In Lerner v. Rump Bros. (241 N. Y. 153) Judge Pound, writing for the Court of Appeals, says: “ Death was due to disease. The disease was not an occupational disease, the natural and unavoidable result of the employment.”
The State Industrial Board has in effect held that because tuberculosis is a general disease, i. e., one to which all persons are exposed and which is contracted by persons in all walks of life it is not an occupational disease within the meaning of the statute. As I interpret the opinion of our presiding justice he holds that any disease which is contracted in the course of the employment and caused thereby is an occupational disease, regardless of whether it is one of the results of the nature of the employment. I do not differ with him as to whether such a result may be desirable. But we are limited by what the statute says.
The Board was not justified in disallowing the .claim at bar.
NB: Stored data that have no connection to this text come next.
typedef struct ofx_model_desc {
    int d_model, n_head, d_ffn, n_layers, max_items;
// ... 36 lines not shown
int ofx_clip_text_fwd_shared(ofx_handle* h, const int64_t* ids, const int64_t* attn_mask, const int* lengths_host,
                             int N, int T, float* emb, int emb_ld, int emb_col, int normalize, int shared_first, void* ws,
                             size_t ws_bytes, ofx_stream stream);

int ofx_fitb_argmin(const float* y_hat, const float* cand, int B, int C, int D, int64_t* idx, float* dist,
                    ofx_stream stream);
int ofx_fitb_argmin_indexed(const float* table, int ld, long long n_table, const int* cand_index, const float* y_hat, int B, int C, int D,
                            const int64_t* answer, int64_t* idx, float* dist, int* n_correct, ofx_stream stream);
int ofx_l2_topk(ofx_handle* h, const float* Q, const float* P, int nq, int np, int D, int k, int64_t index_base,
                int64_t* idx, float* dist, void* ws, size_t ws_bytes, ofx_stream stream);
size_t ofx_l2_topk_grouped_ws(int nq, int np, int max_group_rows);
int ofx_l2_topk_grouped(ofx_handle* h, const float* Q, const float* P, int nq, int np, int D, int k, const int* panels, int n_panels,
                        int max_group_rows, const int64_t* gt, int64_t* idx, float* dist, int* gt_pos, void* ws, size_t ws_bytes,
                        ofx_stream stream);
int ofx_topk_merge(const int64_t* idx_in, const float* dist_in, int parts, int nq, int k, int64_t* idx, float* dist,
                   ofx_stream stream);

size_t ofx_clip_preprocess_ws(const int* heights, const int* widths, int N, int channels, int size);
int ofx_clip_preprocess(const uint8_t* src, const long long* offsets, const int* heights, const int* widths, int N, int channels, int size,
                        const float* mean, const float* stdv, float* out, void* ws, size_t ws_bytes, ofx_stream stream);
int ofx_clip_preprocess_patches(const uint8_t* src, const long long* offsets, const int* heights, const int* widths, int N, int channels, int size,
                                int patch, const float* mean, const float* stdv, void* patches, int op_dtype, void* ws, size_t ws_bytes,
                                ofx_stream stream);
int ofx_patchify(const float* pixels, void* out, int N, int img, int patch, int op_dtype, ofx_stream stream);
size_t ofx_vit_b32_u8_ws_bytes(ofx_handle* h, const int* heights, const int* widths, int N, int channels);
int ofx_vit_b32_fwd_u8(ofx_handle* h, const uint8_t* src, const long long* offsets, const int* heights, const int* widths, int N, int channels,
                       const float* mean, const float* stdv, float* emb, int emb_ld, int emb_col, int normalize, void* ws, size_t ws_bytes,
                       ofx_stream stream);

int ofx_set_encoder_fwd_indexed(ofx_handle* h, const float* table, int ld, long long n_table, const int* item_index, const int* cu_items,
                                const float* prefix, int prefix_stride, int B, int max_len, float* out_row0, void* ws, size_t ws_bytes,
                                ofx_stream stream);

size_t ofx_cp_train_tape_bytes(ofx_handle* h, int B, int L);
size_t ofx_cp_train_ws_bytes(ofx_handle* h, int B, int L);
size_t ofx_cp_train_grad_floats(ofx_handle* h, size_t* offsets, int n_offsets);
int ofx_cp_train_fwd(ofx_handle* h, const float* x, const uint8_t* pad_mask, int B, int L, float* logits, void* tape, size_t tape_bytes,
                     void* ws, size_t ws_bytes, float dropout_p, unsigned seed, ofx_stream stream);
int ofx_cp_train_bwd(ofx_handle* h, void* tape, size_t tape_bytes, const float* dlogits, int B, int L, float* grads, size_t grad_floats,
                     void* ws, size_t ws_bytes, float dropout_p, unsigned seed, ofx_stream stream);
int ofx_cp_train_fwd_indexed(ofx_handle* h, const float* table, int ld, long long n_table, const int* item_index, const int* cu_items,
                             int B, int max_len, float* logits, void* tape, size_t tape_bytes, void* ws, size_t ws_bytes,
                             float dropout_p, unsigned seed, ofx_stream stream);
int ofx_cir_train_fwd(ofx_handle* h, const float* x, const uint8_t* pad_mask, const float* table, int ld, long long n_table,
                      const int* item_index, const int* cu_items, const float* target_text, int B, int L, float* y, void* tape,
                      size_t tape_bytes, void* ws, size_t ws_bytes, float dropout_p, unsigned seed, ofx_stream stream);
int ofx_cir_train_bwd(ofx_handle* h, void* tape, size_t tape_bytes, const float* dy, int B, int L, float* grads, size_t grad_floats,
                      void* ws, size_t ws_bytes, float dropout_p, unsigned seed, ofx_stream stream);
int ofx_cp_train_bwd_into(ofx_handle* h, void* tape, size_t tape_bytes, const float* dlogits, int B, int L, float* const* grad_ptrs,
                          int n_ptrs, int accumulate, void* ws, size_t ws_bytes, float dropout_p, unsigned seed, ofx_stream stream);
int ofx_cir_train_bwd_into(ofx_handle* h, void* tape, size_t tape_bytes, const float* dy, int B, int L, float* const* grad_ptrs,
                           int n_ptrs, int accumulate, void* ws, size_t ws_bytes, float dropout_p, unsigned seed, ofx_stream stream);
int ofx_train_arm_layer_events(ofx_handle* h, void* const* events, int n);
int ofx_dropout_mask(float dropout_p, unsigned seed, int site, int rows, int cols, float* out, ofx_stream stream);
int ofx_focal_loss(const float* logits, const float* labels, int B, float alpha, float gamma, float upstream, float* loss, float* dlogits,
                   ofx_stream stream);
int ofx_focal_loss_ex(const float* logits, const float* labels, int B, float alpha, float gamma, float upstream, int reduction, float* loss,
                      float* per_elem, float* dlogits, ofx_stream stream);
size_t ofx_set_rank_loss_ws_bytes(int B, int K, int D);
int ofx_set_rank_loss(const float* y, const float* y_hat, const float* neg, const uint8_t* neg_mask, int B, int K, int D, float margin,
                      float upstream, float* loss, float* dy_hat, float* d_pos, float* d_neg, void* ws, size_t ws_bytes, ofx_stream stream);
int ofx_set_rank_loss_indexed(const float* table, int ld, long long n_table, const int* pos_index, const int* neg_index, const float* y_hat,
                              int B, int K, int D, float margin, float upstream, float* loss, float* dy_hat, float* d_pos, float* d_neg,
                              void* ws, size_t ws_bytes, ofx_stream stream);

int ofx_cir_sample_batch(const int* outfit_cu, const int* outfit_rows, int n_outfits, int n_outfit_rows, const int* pos_cu, const int* pos_slots,
                         int n_pos_slots, const int* pool_cu, const int* pool_rows, int n_pools, int n_pool_rows, const int* row_pool,
                         const int* row_slot, int n_table, const int* outfit_ids, int B, unsigned seed, unsigned draw, int K, int max_len,
                         int* item_index, int* cu_seqlens, int* target_item_index, int* neg_items_index, ofx_stream stream);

We may not say as matter of law that there is no connection in the ordinary mind between tuberculosis and the bodily exposure incident to an occupation which requires the employee to go from one extreme of temperature to another as many as thirty times a day. If we were to draw upon our own experience we would say that such an occupation and its incidental exposures did ordinarily result in some form of pulmonary affliction. There was at least a question of fact here as to whether the disease was due to the nature of the employment for concededly it was contracted in the employment.
At the only hearing held in this matter before the referee the claimant was not represented by counsel and the referee after a few brief questions put to the claimant announced that it was not necessary to bring in doctors on the question of causal relation; that it was his understanding that the Board was holding that tuberculosis per se was not an occupational disease and that he would disallow the claim on that ground. Thus the claimant had *498no fair opportunity to present his case and more completely establish that his disease was both the result of the nature of his employment and contracted therein and the door was closed against him at the very outset.
The decision of the State Industrial Board should be reversed and the matter remitted to the Board for further action.